Java Reference
In-Depth Information
If you decide that you'd rather not let the Message pass and want to arrest processing, you can return
null instead of a String .
8-10. Adapting External Systems to the Bus
Problem
You want to receive messages from an external system and process them using Spring Integration. The
external system doesn't expose any messaging functionality.
Solution
The answer is a channel adapter that comes straight from the EIP book. Spring Integration makes it
trivially easy to build one.
How It Works
You use a channel adapter to access an application's API or data. Typically this is done by publishing
data from the application on a channel or receiving messages and invoking functionality on the
application's API. Channels can also be used to broadcast events from an application to interested,
external systems.
Adapters are opaque in nature. Your external system interfaces with the adapter. What functionality
or scope of access the application provides to the adapter varies based on the requirements.

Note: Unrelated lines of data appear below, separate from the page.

static thread_local int g_side_ctx = 0;
int32_t vx_ctx_create(int device, vx_ctx** out) {
    if (!out) return VX_ERR_ARG;
    *out = nullptr;
    int n_dev = 0;
    if (hipGetDeviceCount(&n_dev) != hipSuccess || n_dev == 0 || device < 0 || device >= n_dev) return VX_ERR_DEVICE;
    vx_ctx* ctx = new vx_ctx();
    ctx->device = device;
    ctx->scratch = nullptr;
    ctx->scratch_n = 0;
    ctx->pinned = nullptr;
    ctx->pinned_n = 0;
    {
        const char* sm = getenv("VX_SYNC_MODE");
        const char m = sm ? sm[0] : 'b';
        (void)hipSetDevice(device);
        (void)hipSetDeviceFlags(m == 's' ? hipDeviceScheduleSpin : m == 'y' ? hipDeviceScheduleYield : hipDeviceScheduleBlockingSync);
        (void)hipGetLastError();
    }
    hipError_t se = hipSetDevice(device);
    if (se == hipSuccess) {
        const char* sp = getenv("VX_STREAM_PRIO");
        int least = 0, greatest = 0;
        if (sp && sp[0] == '1' && hipDeviceGetStreamPriorityRange(&least, &greatest) == hipSuccess && least != greatest)
            se = hipStreamCreateWithPriority(&ctx->stream, hipStreamDefault, g_side_ctx ? least : greatest);
        else se = hipStreamCreate(&ctx->stream);
    }
    if (se != hipSuccess ||
        hipEventCreate(&ctx->ev0) != hipSuccess || hipEventCreate(&ctx->ev1) != hipSuccess) {
        delete ctx;
        return VX_ERR_DEVICE;
    }
    int32_t rc = make_powtab(ctx, glh::ROOT_2_32, &ctx->tw_fwd);
    if (rc == VX_OK) rc = make_powtab(ctx, glh::inv(glh::ROOT_2_32), &ctx->tw_inv);
    if (rc == VX_OK) {
        std::vector<uint64_t> f(2048), b(2048);
        uint64_t w = glh::root(12), wi = glh::inv(w), a = 1, c = 1;
        for (int j = 0; j < 2048; ++j) {
            f[j] = a;
            b[j] = c;
            a = glh::mul(a, w);
            c = glh::mul(c, wi);
        }
        if (hipMalloc(&ctx->w12_fwd, 2048 * 8) != hipSuccess || hipMalloc(&ctx->w12_inv, 2048 * 8) != hipSuccess ||
            hipMemcpy(ctx->w12_fwd, f.data(), 2048 * 8, hipMemcpyHostToDevice) != hipSuccess ||
            hipMemcpy(ctx->w12_inv, b.data(), 2048 * 8, hipMemcpyHostToDevice) != hipSuccess)
            rc = VX_ERR_DEVICE;
    }
    if (rc == VX_OK) {
        ctx->pinned_n = 1 << 20;
        if (hipHostMalloc(&ctx->pinned, ctx->pinned_n) != hipSuccess) rc = VX_ERR_DEVICE;
    }
    if (rc != VX_OK) {
        delete ctx;
        return rc;
    }
    *out = ctx;
    return VX_OK;
}

int32_t vx_ctx_destroy(vx_ctx* ctx) {
    if (!ctx) return VX_ERR_ARG;
    if (ctx->side) {
        vx_ctx_destroy(ctx->side);
        ctx->side = nullptr;
    }
    hipSetDevice(ctx->device);
    hipStreamSynchronize(ctx->stream);
    for (auto& kv : ctx->shift_tabs) hipFree(kv.second.d);
    for (auto& kv : ctx->periodic_cache) hipFree(kv.second);
    for (auto& kv : ctx->tw2) hipFree(kv.second);
    hipFree(ctx->tw_fwd.d);
    hipFree(ctx->tw_inv.d);
    hipFree(ctx->w12_fwd);
    hipFree(ctx->w12_inv);
    if (ctx->scratch) vx_pool_free(ctx, ctx->scratch);
    vx_pool_trim(ctx);
    for (auto& kv : ctx->pool_live) hipFree(kv.first);
    if (ctx->pinned) hipHostFree(ctx->pinned);
    hipEventDestroy(ctx->ev0);
    hipEventDestroy(ctx->ev1);
    hipStreamDestroy(ctx->stream);
    delete ctx;
    return VX_OK;
}

int32_t vx_sync(vx_ctx* ctx) {
    if (!ctx) return VX_ERR_ARG;
    VX_HIP(hipStreamSynchronize(ctx->stream));
    return VX_OK;
}
const char* vx_last_error(const vx_ctx* ctx) { return ctx ? ctx->err.c_str() : "null ctx"; }
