enum { BK_NVOX = 0, BK_NINT = 1 , BK_NBLK = 8, BK_ROWS = 9 };
constexpr int LC_DIGIT = 16, LC_DEPTH = 19;
constexpr uint32_t LI_VHEAD = 1u << 24;
// ... 1962 lines not shown
#pragma unroll
      for (int off = 1; off < 64; off <<= 1) {
        const uint32_t t = __shfl_up(inc, off);
        if (tid >= off) inc += t;
      }
      s_hc[tid] = inc - v;
      if (tid == 63) s_hc[64] = inc;
    }
    __syncthreads();
#pragma unroll 2
    for (int r = 0; r < FR; ++r) {
      const int f = r * 256 + tid;
      if (r * 256 >= n) break;
      const unsigned long long bal = s_bal[r * 4 + wave];
      const bool bhead = ((bal >> lane) & 1ull) != 0ull;
      uint32_t size = 0;
      if (bhead) {
        int q = r * 4 + wave;
        unsigned long long rest = bal & ~lt & ~(1ull << lane);
        while (rest == 0ull && ++q < FR * 4) rest = s_bal[q];
        const int next = rest ? q * 64 + (__ffsll((long long)rest) - 1) : n;
        size = (uint32_t)(next - f);
      }
      if (f < n && (bhead || P.write_pos))
        emit(f, leafinfo[(size_t)start + f], bhead, s_hc[r * 4 + wave] + (uint32_t)__popcll(bal & lt), size);
    }
    brun = s_hc[64];
  } else {
    uint32_t open_blk = ~0u, open_pos = 0;
    for (int f0 = 0; f0 < n; f0 += 256) {
      const int f = f0 + tid;
      const uint32_t li = f < n ? leafinfo[(size_t)start + f] : 0u;
      const bool bhead = f < n && (li & LI_BHEAD);
      uint32_t tot;
      const uint32_t pre = block_excl_add(bhead ? 1u : 0u, &tot, s_scr);
      if (bhead) s_hp[pre] = (uint32_t)f;
      if (f < n && (bhead || P.write_pos)) emit(f, li, bhead, brun + pre, ~0u);
      __syncthreads();
      if (tot > 0) {
        if (bhead && pre + 1 < tot) blk_size[bbase + brun + pre] = (int32_t)(s_hp[pre + 1] - (uint32_t)f);
        if (tid == 0 && open_blk != ~0u) blk_size[bbase + open_blk] = (int32_t)(s_hp[0] - open_pos);
        open_blk = brun + tot - 1;
        open_pos = s_hp[tot - 1];
      }
      __syncthreads();
      brun += tot;
    }
    if (tid == 0 && open_blk != ~0u) blk_size[bbase + open_blk] = (int32_t)((uint32_t)n - open_pos);
  }
  BB_STAMP(7);
  if (want_order) {
    __syncthreads();
    for (uint32_t j = tid; j < brun; j += 256) {
      const uint32_t key = s_bkey[j], vox = key >> 13;
      uint32_t lo = j;
      while (lo > 0 && (s_bkey[lo - 1] >> 13) == vox) --lo;
      uint32_t rk = lo;
      for (uint32_t i = lo; i < brun && (s_bkey[i] >> 13) == vox; ++i) rk += s_bkey[i] < key ? 1u : 0u;
      P.order_out[bbase + rk] = (int32_t)(bbase + j);
    }
  }
  BB_STAMP(8);
  pre_vox += nvox;
  pre_blk += cko.y ? nblk_piece : brun;
#pragma unroll
  for (int l = 0; l < BB_LEVELS; ++l) pre_lvl[l] += lvl_cnt[l];
  __syncthreads();
  }
}

#define OCTL_PT_IPT 8
#define OCTL_PT_WGS 2
constexpr int PT_IPT = OCTL_PT_IPT;
constexpr int PT_TILE = PT_THREADS * PT_IPT;

int domain_error(octl_ctx* ctx) {
  return octl_set_error(ctx, OCTL_E_DOMAIN,
                        "a point has a non-finite coordinate or a top-level voxel index outside +-%d", OCTL_VOX_ABS_LIMIT);
}
uint32_t supertiles(octl_ctx* ctx, int64_t items, int wgs, int* tiles) {
  *tiles = (int)std::min<int64_t>(16, std::max<int64_t>(1, ceil_div(ceil_div(items, PT_TILE), (int64_t)octl_ctx_cus(ctx) * wgs)));
  return (uint32_t)ceil_div(items, (int64_t)*tiles * PT_TILE);
}
int part_table_reserve(octl_forest* f, size_t cells, size_t tail_words, size_t* elems) {
  *elems = (cells + 1 + 15) & ~(size_t)15;
  return devbuf_reserve(f->ctx, f->bk_table, (2 * *elems + tail_words + 16) * 4);
}
bool tables_fused(const octl_ctx* ctx, uint32_t nst) { return !ctx->opt.no_fused_tables && nst <= TS_MAX_ROWS; }

struct PartPass {
  const PartRec* recs = nullptr;
  int64_t n = 0;
  const uint8_t* alive = nullptr;
  const uint8_t* scheme = nullptr;
  LinParams lp;
  GeomDev* gdev = nullptr;
  int validate = 0;
  const GeomAsk* ask = nullptr;
  int32_t* bad_flag = nullptr;
  uint32_t nst = 0, nd = 0;
  int tiles = 1;
  size_t tab_elems = 0;
  bool own_scan = false;
  PartRec* out = nullptr;
  const char *t_hist = nullptr, *t_scan = nullptr, *t_scatter = nullptr;
};

hipError_t transpose_u32(hipStream_t st, const uint32_t* in, uint32_t R, uint32_t Cc, uint32_t* out) {
  OCTL_LAUNCH(k_transpose_u32, dim3((Cc + 63) / 64, (R + 63) / 64), dim3(256), 0, st, in, R, Cc, out);
  return hipGetLastError();
}

int partition_scan(octl_forest* f, const PartPass& p, bool fused) {
  octl_ctx* ctx = f->ctx;
  uint32_t *table = f->bk_table.as<uint32_t>(), *table_dm = table + p.tab_elems;
  if (fused) {
    const unsigned g = (p.nd + TS_COLS - 1) / TS_COLS;
    uint64_t* status = nullptr;
    uint32_t epoch = 0;
    OCTL_TRY(octl_scan_status_acquire(ctx, g, &status, &epoch));
    OCTL_LAUNCH(k_table_scan, dim3(g), dim3(TS_THREADS), 0, ctx->stream, table, p.nst, p.nd, table_dm, status, epoch,
                       p.validate, p.ask ? (const int32_t*)f->bbox_dev.as<int32_t>() : (const int32_t*)nullptr,
                       p.ask ? *p.ask : GeomAsk{0, 0, 0, 0}, p.lp, p.gdev);
    HIP_TRY(ctx, hipGetLastError());
  } else {
    HIP_TRY(ctx, transpose_u32(ctx->stream, table, p.nst, p.nd, table_dm));
    OCTL_TRY(octl_exclusive_scan_u32(ctx, table_dm, table_dm, (int64_t)p.nd * p.nst, nullptr));
    HIP_TRY(ctx, transpose_u32(ctx->stream, table_dm, p.nd, p.nst, table));
  }
  return OCTL_OK;
}

int partition_pass(octl_forest* f, const PartPass& p, const uint32_t** bstart, uint32_t* bstride) {
  octl_ctx* ctx = f->ctx;
  hipStream_t st = ctx->stream;
  const uint32_t nst = p.nst, nd = p.nd;
  const bool fused = tables_fused(ctx, nst);
  uint32_t *table = f->bk_table.as<uint32_t>(), *table_dm = table + p.tab_elems;
  const int32_t* bbox = p.ask ? (const int32_t*)f->bbox_dev.as<int32_t>() : nullptr;
  {
    KTimer t(ctx, p.t_hist);
    if (p.recs) {
      OCTL_LAUNCH(k_part_hist_rec, dim3(nst), dim3(PH_THREADS), 0, st, (const uint4*)p.recs, p.n, p.lp,
                         (const GeomDev*)p.gdev, nst, nd, (int64_t)p.tiles * PT_TILE, table);
    } else {
      const bool lone = f->edge == 1.0;
      auto kh = p.validate ? (lone ? k_part_hist<true, true> : k_part_hist<true, false>)
                           : (lone ? k_part_hist<false, true> : k_part_hist<false, false>);
      OCTL_LAUNCH(kh, dim3(nst), dim3(PH_THREADS), 0, st, (const double*)f->xyz.as<double>(), p.alive, p.n, p.lp,
                         (const GeomDev*)p.gdev, nst, nd, (int64_t)p.tiles * PT_TILE, table,
                         p.validate ? f->bbox_dev.as<int32_t>() : p.bad_flag);
    }
    HIP_TRY(ctx, hipGetLastError());
    if (p.validate) {
      f->bbox_pending = false;
      if (fused) {
      } else if (p.validate == 1)
        OCTL_LAUNCH(k_geom_validate, dim3(1), dim3(64), 0, st, bbox, *p.ask, p.lp, p.gdev);
      else
        OCTL_LAUNCH(k_geom_validate2, dim3(1), dim3(64), 0, st, bbox, *p.ask, p.gdev);
      HIP_TRY(ctx, hipGetLastError());
    }
    if (!p.t_scan) OCTL_TRY(partition_scan(f, p, fused));
  }
  if (p.t_scan && !p.own_scan) {
    KTimer t(ctx, p.t_scan);
    OCTL_TRY(partition_scan(f, p, fused));
  }
  {
    KTimer t(ctx, p.t_scatter);
    ScatterOwnScan own;
    std::memset(&own, 0, sizeof(own));
    if (p.own_scan) own = ScatterOwnScan{table_dm, p.validate, bbox, *p.ask, p.lp, p.gdev};
    if (!p.recs) {
      auto ks = p.own_scan ? k_part_scatter<PT_IPT, false, 8, true>
                           : (nd <= 256u ? k_part_scatter<PT_IPT, false, 8> : k_part_scatter<PT_IPT, false, PT_BITS>);
      OCTL_LAUNCH(ks, dim3(nst), dim3(PT_THREADS), 0, st, (const double*)f->xyz.as<double>(), p.alive, p.n, p.lp,
                         (const GeomDev*)p.gdev, nst, nd, p.tiles, (const uint32_t*)table,
                         (const int64_t*)f->pose_off_dev.as<int64_t>(), (int)f->pose_off.size() - 1, p.scheme, p.out, own);
    } else {
      auto ks = nd <= 256u ? k_part_scatter<PT_IPT, true, 8> : k_part_scatter<PT_IPT, true, PT_BITS>;
      OCTL_LAUNCH(ks, dim3(nst), dim3(PT_THREADS), 0, st, (const double*)p.recs, (const uint8_t*)nullptr, p.n, p.lp,
                         (const GeomDev*)p.gdev, nst, nd, p.tiles, (const uint32_t*)table, (const int64_t*)nullptr, 0,
                         (const uint8_t*)nullptr, p.out, own);
    }
    HIP_TRY(ctx, hipGetLastError());
  }
  *bstart = table_dm;
  *bstride = fused ? 1u : nst;
  return OCTL_OK;
}

enum BuildVerdict { BV_GO, BV_GENERAL, BV_AGAIN_ASYNC, BV_AGAIN_HOST };

struct BucketBuild {
  octl_forest* f;
  octl_ctx* ctx;
  hipStream_t st;
  uint32_t* small;
  GeomAsk ask;
  bool async_geom;
  bool hinted;
  bool hinted2;
  GeomDev hint;
  int bb[6], tb[6];
  uint64_t ny, nz;
  int s, bits_a;
  uint32_t nb, nd_a, nd_b, nst_a, nst_b;
  int tiles_a, tiles_b;
  bool two_pass;
  LinParams lp, lp_pass1;
  size_t tab_elems;
  GeomDev* gdev;
  const PartRec* recs;
  const uint32_t* bstart;
  uint32_t bstride;
  uint32_t *bk_tot, *bk_scan, *ck_tot;
  ChunkDesc* ck_desc;
  uint2* ck_of_bucket;
  BkParams bp;
  NodeParams np;
  bool chunks_beside;
  bool spec_want, spec_own_scan, spec_order, spec_launched;
  int64_t spec_node_cap, spec_vox_cap, spec_blk_cap;
  uint32_t sm[64];
};
int mirror_words(const BucketBuild& b) {
  static_assert(SM_GEOM == 64, "the geometry record is read back together with the 64 scalars in front of it");
  return (int)(64 + (b.gdev ? sizeof(GeomDev) / 4 : 0));
}

bool hint_load(const octl_ctx* ctx, const octl_forest* f, uint64_t want, GeomDev* hint) {
  std::memcpy(hint, ctx->geom_hint, sizeof(*hint));
  return ctx->geom_hint_valid && ctx->geom_hint_want == want && hint->lp.mode == f->mode && hint->lp.L == f->edge &&
         hint->lp.c0x == f->corner[0] && hint->lp.c0y == f->corner[1] && hint->lp.c0z == f->corner[2] &&
         !ctx->opt.no_geom_hint && hint->lp.exact_digits == (ctx->opt.no_exact_digits ? 0 : 1);
}
void hint_store(octl_ctx* ctx, const GeomDev& g, bool two_pass, uint64_t want) {
  static_assert(sizeof(GeomDev) <= sizeof(octl_ctx::geom_hint), "hint storage");
  std::memset(ctx->geom_hint, 0, sizeof(ctx->geom_hint));
  std::memcpy(ctx->geom_hint, &g, sizeof(g));
  ctx->geom_hint_valid = g.valid != 0;
  ctx->geom_hint_two_pass = two_pass;
  ctx->geom_hint_want = want;
}
int geom_read(octl_ctx* ctx, GeomDev* g, BuildVerdict* v) {
  std::memcpy(g, static_cast<char*>(ctx->small_host) + SM_GEOM * 4, sizeof(*g));
  *v = BV_GO;
  if (g->valid) return OCTL_OK;
  if (g->reason == GEOM_DOMAIN) return domain_error(ctx);
  *v = g->reason == GEOM_EMPTY ? BV_GENERAL : (g->reason == GEOM_REHASH ? BV_AGAIN_ASYNC : BV_AGAIN_HOST);
  return OCTL_OK;
}

int plan_geometry(BucketBuild& b, bool force_sync, BuildVerdict* v) {
  octl_forest* f = b.f;
  octl_ctx* ctx = b.ctx;
  const int64_t n_alive = f->n_alive;
  *v = BV_GO;
  const uint64_t target = ctx->opt.bucket_points > 0 ? (uint64_t)ctx->opt.bucket_points
                                                     : (n_alive <= 400000 ? 1280 : 2560);
  uint64_t want = 1;
  while (want < ((uint64_t)PT_BINS << PT_BITS) && want * target < (uint64_t)n_alive) want <<= 1;
  b.async_geom = !force_sync && !ctx->geom_sparse && want <= (uint64_t)PT_BINS && !ctx->opt.sync_geom;
  const int margin = f->mode != 0 ? 0
                                  : (ctx->opt.geom_margin == 0 ? 1 : (int)std::min<int64_t>(64, std::max<int64_t>(0, ctx->opt.geom_margin)));
  b.ask = GeomAsk{want, n_alive, (uint32_t)target, margin};
  if (f->bbox_pending) {
    const bool usable = hint_load(ctx, f, want, &b.hint);
    b.hinted = b.async_geom && usable && !ctx->geom_hint_two_pass;
    b.hinted2 = !b.async_geom && !force_sync && usable && ctx->geom_hint_two_pass && f->mode == 0;
    if (!b.hinted && !b.hinted2) OCTL_TRY(store_compute_bbox(f));
  }
  if (f->n_alive != f->n_store) OCTL_TRY(alive_ensure(f));
  b.ny = b.nz = 1;
  b.nb = b.async_geom ? (uint32_t)geom_bucket_cap(want) : (uint32_t)PT_BINS;
  if (!b.async_geom) {
    int *bb = b.bb, *tb = b.tb;
    *v = BV_GENERAL;
    if (b.hinted2) {
      std::memcpy(bb, b.hint.bb, sizeof(b.bb));
      std::memcpy(tb, b.hint.tb, sizeof(b.tb));
    } else {
      int32_t* bbox_host = reinterpret_cast<int32_t*>(static_cast<char*>(ctx->small_host) + MIRROR_BBOX_WORD * 4);
      HIP_TRY(ctx, hipMemcpyAsync(bbox_host, f->bbox_dev.p, 32, hipMemcpyDeviceToHost, b.st));
      HIP_TRY(ctx, hipStreamSynchronize(b.st));
      std::memcpy(tb, bbox_host, sizeof(b.tb));
      if (bbox_host[6]) return domain_error(ctx);
      if (tb[0] > tb[3]) return OCTL_OK;
      geom_pad_box(tb, margin, bb);
    }
    if (bb[0] > bb[3]) return OCTL_OK;
    const uint64_t nx = (uint64_t)(bb[3] - bb[0] + 1);
    b.ny = (uint64_t)(bb[4] - bb[1] + 1);
    b.nz = (uint64_t)(bb[5] - bb[2] + 1);
    if (nx * b.ny > (1ull << 32) || nx * b.ny * b.nz >= (1ull << 32)) return OCTL_OK;
    const uint64_t R = nx * b.ny * b.nz;
    const uint64_t Rt = (uint64_t)((int64_t)tb[3] - tb[0] + 1) * (uint64_t)((int64_t)tb[4] - tb[1] + 1) *
                        (uint64_t)((int64_t)tb[5] - tb[2] + 1);
    b.s = std::min(12, std::max(0, geom_ceil_log2(Rt) - geom_ceil_log2(want)));
    if (((R - 1) >> b.s) + 1 > ((uint64_t)PT_BINS << PT_BITS)) return OCTL_OK;
    b.nb = (uint32_t)(((R - 1) >> b.s) + 1);
    b.two_pass = b.nb > (uint32_t)PT_BINS;
    if (b.hinted2 && !b.two_pass) {
      *v = BV_AGAIN_HOST;
      return OCTL_OK;
    }
    ctx->geom_sparse = ((Rt - 1) >> b.s) + 1 > (uint64_t)PT_BINS && want <= (uint64_t)PT_BINS;
    if (b.two_pass && (uint64_t)f->n_alive * 2 < (uint64_t)b.nb * target) return OCTL_OK;
    *v = BV_GO;
  }
  const int wgs = b.two_pass ? std::max(OCTL_PT_WGS, 3) : OCTL_PT_WGS;
  b.nst_a = supertiles(ctx, f->n_store, wgs, &b.tiles_a);
  b.nst_b = b.two_pass ? supertiles(ctx, n_alive, wgs, &b.tiles_b) : 0;
  b.bits_a = b.two_pass ? std::min(PT_BITS, (geom_ceil_log2(b.nb) + 1) / 2) : 0;
  b.nd_a = b.two_pass ? (1u << b.bits_a) : b.nb;
  b.nd_b = b.two_pass ? ((b.nb - 1) >> b.bits_a) + 1 : 0;
  LinParams& lp = b.lp;
  lp.mode = f->mode, lp.L = f->edge;
  lp.c0x = f->corner[0], lp.c0y = f->corner[1], lp.c0z = f->corner[2];
  lp.minx = b.bb[0], lp.miny = b.bb[1], lp.minz = b.bb[2];
  lp.ny = (uint32_t)b.ny, lp.nz = (uint32_t)b.nz;
  lp.shift = lp.dshift = b.s;
  lp.dmask = b.two_pass ? (b.nd_a - 1u) : 0xFFFFFFFFu, lp.raw_vp = b.two_pass ? 1 : 0;
  lp.exact_digits = ctx->opt.no_exact_digits ? 0 : 1;
  lp.width = 1u << b.s;
  lp.winv = lp.whalf = 0.0;
  b.lp_pass1 = lp;
  return OCTL_OK;
}

int partition(BucketBuild& b, const BucketBuildArgs& a) {
  octl_forest* f = b.f;
  octl_ctx* ctx = b.ctx;
  const int64_t n_alive = f->n_alive;
  OCTL_TRY(devbuf_reserve(ctx, f->part_xyz[0], (size_t)n_alive * sizeof(PartRec)));
  if (b.two_pass) OCTL_TRY(devbuf_reserve(ctx, f->part_xyz[1], (size_t)n_alive * sizeof(PartRec)));
  OCTL_TRY(part_table_reserve(f, std::max((size_t)b.nd_a * b.nst_a, (size_t)b.nd_b * b.nst_b),
                              b.two_pass ? b.nb + 1 : 0, &b.tab_elems));
  const size_t tot_elems = (((size_t)BK_ROWS * b.nb + 8) + 15) & ~(size_t)15;
  OCTL_TRY(devbuf_reserve(ctx, f->bk_tot, 2 * tot_elems * 4));
  const std::pair<DevBuf*, int> per_point[] = {
      {&f->bk_vox, 12},  {&f->bk_node, 12}, {&f->leafinfo, 4}, {&f->ord_idx, 4},   {&f->xyz_ord, 24},
      {&f->pos_node, 4}, {&f->blk_node, 4}, {&f->blk_slot, 4}, {&f->blk_start, 4}, {&f->blk_size, 4}};
  for (const auto& pp : per_point) OCTL_TRY(devbuf_reserve(ctx, *pp.first, (size_t)n_alive * pp.second));
  b.bk_tot = f->bk_tot.as<uint32_t>();
  b.bk_scan = b.bk_tot + tot_elems;
  if (b.async_geom || b.hinted2) b.gdev = reinterpret_cast<GeomDev*>(b.small + SM_GEOM);
  if (b.async_geom) {
    if (b.hinted) {
      if (!ctx->geom_hint_staged) OCTL_LAUNCH(k_geom_set, dim3(1), dim3(64), 0, b.st, b.hint, b.gdev);
    } else {
      OCTL_LAUNCH(k_bucket_geom, dim3(1), dim3(64), 0, b.st, (const int32_t*)f->bbox_dev.as<int32_t>(), b.ask, b.lp,
                         b.gdev);
    }
    HIP_TRY(ctx, hipGetLastError());
  } else if (b.hinted2) {
    GeomDev g2;
    std::memset(&g2, 0, sizeof(g2));
    g2.lp = b.lp_pass1;
    std::memcpy(g2.bb, b.bb, sizeof(b.bb));
    std::memcpy(g2.tb, b.tb, sizeof(b.tb));
    g2.valid = 1;
    OCTL_LAUNCH(k_geom_set, dim3(1), dim3(64), 0, b.st, g2, b.gdev);
    HIP_TRY(ctx, hipGetLastError());
  }
  PartPass p;
  p.n = f->n_store;
  p.alive = f->n_alive == f->n_store ? nullptr : f->alive.as<uint8_t>();
  p.scheme = a.scheme_dev;
  p.lp = b.lp, p.gdev = b.gdev, p.ask = &b.ask;
  p.validate = b.hinted ? 1 : (b.hinted2 ? 2 : 0);
  p.nst = b.nst_a, p.nd = b.nd_a, p.tiles = b.tiles_a, p.tab_elems = b.tab_elems;
  p.own_scan = tables_fused(ctx, b.nst_a) && !b.two_pass && !b.hinted2 && b.nd_a <= 256u && b.nst_a <= PS_OWN_MAX_ROWS;
  p.out = f->part_xyz[0].as<PartRec>();
  p.t_hist = "part_hist", p.t_scan = "part_scan", p.t_scatter = "part_scatter";
  OCTL_TRY(partition_pass(f, p, &b.bstart, &b.bstride));
  b.recs = p.out;
  if (!b.two_pass) return OCTL_OK;
  b.lp.dshift = b.s + b.bits_a, b.lp.dmask = 0xFFFFFFFFu, b.lp.raw_vp = 0;
  p.recs = b.recs, p.n = n_alive;
  p.alive = p.scheme = nullptr;
  p.lp = b.lp;
  p.validate = 0, p.own_scan = false;
  p.nst = b.nst_b, p.nd = b.nd_b, p.tiles = b.tiles_b;
  p.out = f->part_xyz[1].as<PartRec>();
  OCTL_TRY(partition_pass(f, p, &b.bstart, &b.bstride));
  uint32_t* bounds = f->bk_table.as<uint32_t>() + 2 * b.tab_elems;
  KTimer t(ctx, "bucket_bounds");
  OCTL_LAUNCH(k_bucket_bounds, dim3((unsigned)ceil_div((int64_t)b.nb + 1, 256)), dim3(256), 0, b.st,
                     (const uint4*)f->part_xyz[1].as<uint4>(), (uint32_t)n_alive, b.lp, (const GeomDev*)b.gdev, b.nb, bounds);
  HIP_TRY(ctx, hipGetLastError());
  b.recs = p.out, b.bstart = bounds, b.bstride = 1;
  return OCTL_OK;
}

Some systems are insurmountable “walled gardens,” and sometimes the worst solution is the only
solution. Imagine, for example, a legacy terminal application based on curses that surfaces application
functionality and data only via the user interface. In this case, a user interface adapter is required. This
situation also presents itself often with web sites, which become data silos. These applications require an
adapter to parse the emitted HTML for data or “screen-scrape” them.
Sometimes functionality is made available from within the application via a cohesive, stable API,
but in a component model or form that isn't directly accessible to the bus. This type of adapter is called a
business logic adapter . An application built in C++ that provides CORBA endpoints but needs to support
SOAP endpoints is a good candidate for this approach.
A third type of adapter, which sits on the database and adapts an external system by way of the
schema, is also an option. This is essentially an implementation of the shared database integration
pattern.
An Inbound Twitter Adapter
Spring Integration already provides many useful implementations of channel adapters, as you have seen
in previous exercises. You will build an example to receive messages from an external system for which
there is no existing support (yet): Twitter. In Spring Integration, you use a MessageSource
implementation to model components that can produce messages for consumption on the bus.
Most of you are familiar with Twitter, so indulge me in a quick overview and introduction, just to be
thorough. Twitter is a social networking site founded in 2006. It allows users to broadcast a message (a
status or a tweet ) to all people who have subscribed to these status updates. The updates are limited to
140 characters. Subscribing to a person's status updates is called following that person.
Support for inspecting other peoples' updates and updating your own status is provided by the web
site itself. Additionally, support is offered by a telephone integration that takes messages sent via a
mobile phone (SMS) and correlates the phone number of the inbound message to a user's account and
updates that person's status on her behalf.